5A and 5B are diagrams for explaining a motion component detection area and representative point detection according to the present invention.

[Explanation of symbols]

 1 Filter 5 Mask Processing Section 6 Representative Point Determining Section 7 Correlation Calculation Section

 ─────────────────────────────────────────────────── ───Continued from the front page (72) Inventor Kim Jiyuan 3307-118, Taiping 2-dong, Seongnam-si, Gyeonggi-do, Republic of Korea (72) Inventor, Mr. Hiroshi Park, Chisan Apt, Seosan-dong, Soutan-si, Gyeonggi-do, Republic of Korea, 11-704

Claims (4)

[Claims] 1. A filter (1) for removing noise from digital input video data, and the filter (1) for selecting an accurate feature point from the video data from which noise has been removed by the filter (1). ), A mask processing unit (5) for detecting the edge value by calculating the difference between the value of the pixel of the video data that has passed through and the value of each pixel adjacent to this pixel in the horizontal and vertical directions.
And a representative point determining unit that receives the input data masked by the mask processing unit (5), selects the maximum value from each motion vector detection area for each field, and determines the position of that value as the representative point ( 6), the input data masked by the mask processing section (5), and the representative point data determined by the representative point determination section (6), and the correlation between them in a search area within a certain range. An image correction device for a camcorder, comprising: a correlation calculating unit (7) for calculating. 2. The representative point determination unit (6) includes an edge data storage unit (6a) for storing the edge data detected by the mask processing unit (5) and an edge data storage unit (6a). Compare the edge values,
A maximum value detection unit (6b) for obtaining the maximum value, and a row address counter (6c) for counting row addresses
And a column address counter (6
d), a representative value address storage unit (6e) for storing representative values of the row address counter (6c) and the column address counter (6d), and data stored in the representative value address storage unit (6e).

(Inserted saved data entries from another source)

# kpreid/all-is-cubes

Hardware: AMD Instinct MI355X
Metric: Mrays/s (higher is better)
Workload: dtype f64

## Files before the change

### all_is_cubes_amd/abi.py

```python
from __future__ import annotations

import ctypes as C
import math
from pathlib import Path
from typing import Optional

import numpy as np

_PKG = Path(__file__).resolve().parent
LIB_PATH = _PKG / "libaic_hip.so"

AIC_OK = 0
ERR_NAMES = {1: "AIC_ERR_INVALID", 2: "AIC_ERR_NO_DEVICE", 3: "AIC_ERR_OOM", 4: "AIC_ERR_DEVICE", 5: "AIC_ERR_UNSUPPORTED"}
LAYER_WORLD, LAYER_UI = 0, 1
MAX_IN_FLIGHT = 32
FLAW_UNSUPPORTED, FLAW_NO_BLOOM = 1, 2
FRAME_COUNTERS, FRAME_AUX, FRAME_PIXEL_CENTERS, FRAME_OUT_LINEAR, FRAME_OUT_COLORBUF, FRAME_NO_FEEDBACK = 1, 2, 4, 8, 16, 32
FRAME_BLOOM = 64
RAYS_NO_SKY, RAYS_DEVICE = 128, 256
MAX_RAYS = 2048 * 65535
TUNE_QUEUES_SHIFT, TUNE_SUPER_SHIFT, TUNE_VARIANT_SHIFT = 0, 4, 9
VARIANT_AUTO, VARIANT_PLAIN, VARIANT_EXCHANGING, VARIANT_RECORDING = 0, 1, 2, 3
LIGHT_HOOK_SESSION, LIGHT_HOOK_POOL_SHIFT = 1, 8


def bloom_geometry(width: int, height: int):
    rx, ry = (width + 1) // 2, (height + 1) // 2
    levels = min(6, min(rx, ry).bit_length())
    d = 1 << levels
    return levels, ((rx + d - 1) // d * d, (ry + d - 1) // d * d)


def tuning(queues=None, super_shift=None, variant=None) -> int:
    t = 0
    if queues is not None:
        t |= (int(queues) & 15) << TUNE_QUEUES_SHIFT
    if super_shift is not None:
        t |= ((int(super_shift) + 1) & 31) << TUNE_SUPER_SHIFT
    if variant is not None:
        t |= (int(variant) & 3) << TUNE_VARIANT_SHIFT
    return t

ABI_SYMBOLS = [
    "aic_abi_version", "aic_create", "aic_destroy", "aic_last_error", "aic_device_name", "aic_upload_space",
    "aic_clear_space", "aic_update_cubes", "aic_update_light_volume", "aic_replace_block", "aic_replace_blocks", "aic_compact", "aic_set_options",
    "aic_render", "aic_render_submit", "aic_render_wait", "aic_render_submit_batch", "aic_render_wait_batch", "aic_trace_patches", "aic_trace_rays", "aic_partition_rows", "aic_assemble_strips", "aic_assemble_strips_async", "aic_assemble_strips_on", "aic_read_aux", "aic_synchronize", "aic_stream", "aic_wait_event", "aic_stream_wait_frame",
    "aic_probe_raycast", "aic_probe_light_lut", "aic_probe_powf", "aic_probe_expf", "aic_probe_bloom",
    "aic_ortho_image_size", "aic_render_orthographic",
    "aic_evaluate_light", "aic_evaluate_light_submit", "aic_evaluate_light_wait", "aic_evaluate_light_poll", "aic_light_cubes_changed", "aic_read_light_volume", "aic_read_light_cubes", "aic_light_chart", "aic_probe_derived", "aic_probe_log2f",
    "aic_create_multi", "aic_destroy_multi", "aic_multi_device_count", "aic_multi_context", "aic_multi_last_error", "aic_multi_upload_space",
    "aic_multi_clear_space", "aic_multi_update_cubes", "aic_multi_update_light_volume", "aic_multi_evaluate_light", "aic_multi_light_cubes_changed", "aic_multi_replace_blocks", "aic_multi_set_options",
    "aic_multi_render", "aic_multi_render_submit", "aic_multi_render_wait",
]


class AicError(RuntimeError):

    def __init__(self, code: int, message: str):
        super().__init__(f"{ERR_NAMES.get(code, code)}: {message}")
        self.code = code
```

Of these, the controller (6f) that controls the system so that one representative point is selected, the output data of the maximum value detection unit (6b), and the selection signal of the controller (6f) determine the final maximum value. 2. The video correction device for a camcorder according to claim 1, further comprising a representative value storage section (6g) for storing the representative value. 3. The edge data storage section (6a) comprises a first register (6a1) for storing the edge data detected by the mask processing section (5) and a second register (6a2). The image correction device for a camcorder according to claim 2, wherein the image correction device is configured. 4. The maximum value detecting section (6b) is provided with the first and second registers (6a1) and (6a).
2) a comparator (6b1) for comparing the output values, and a multiplexer (6b2) for selecting a larger value among the comparison values of the comparator (6b1) and storing it in the second register (6a2). The image correction device for a camcorder according to claim 2, wherein the image correction device is configured.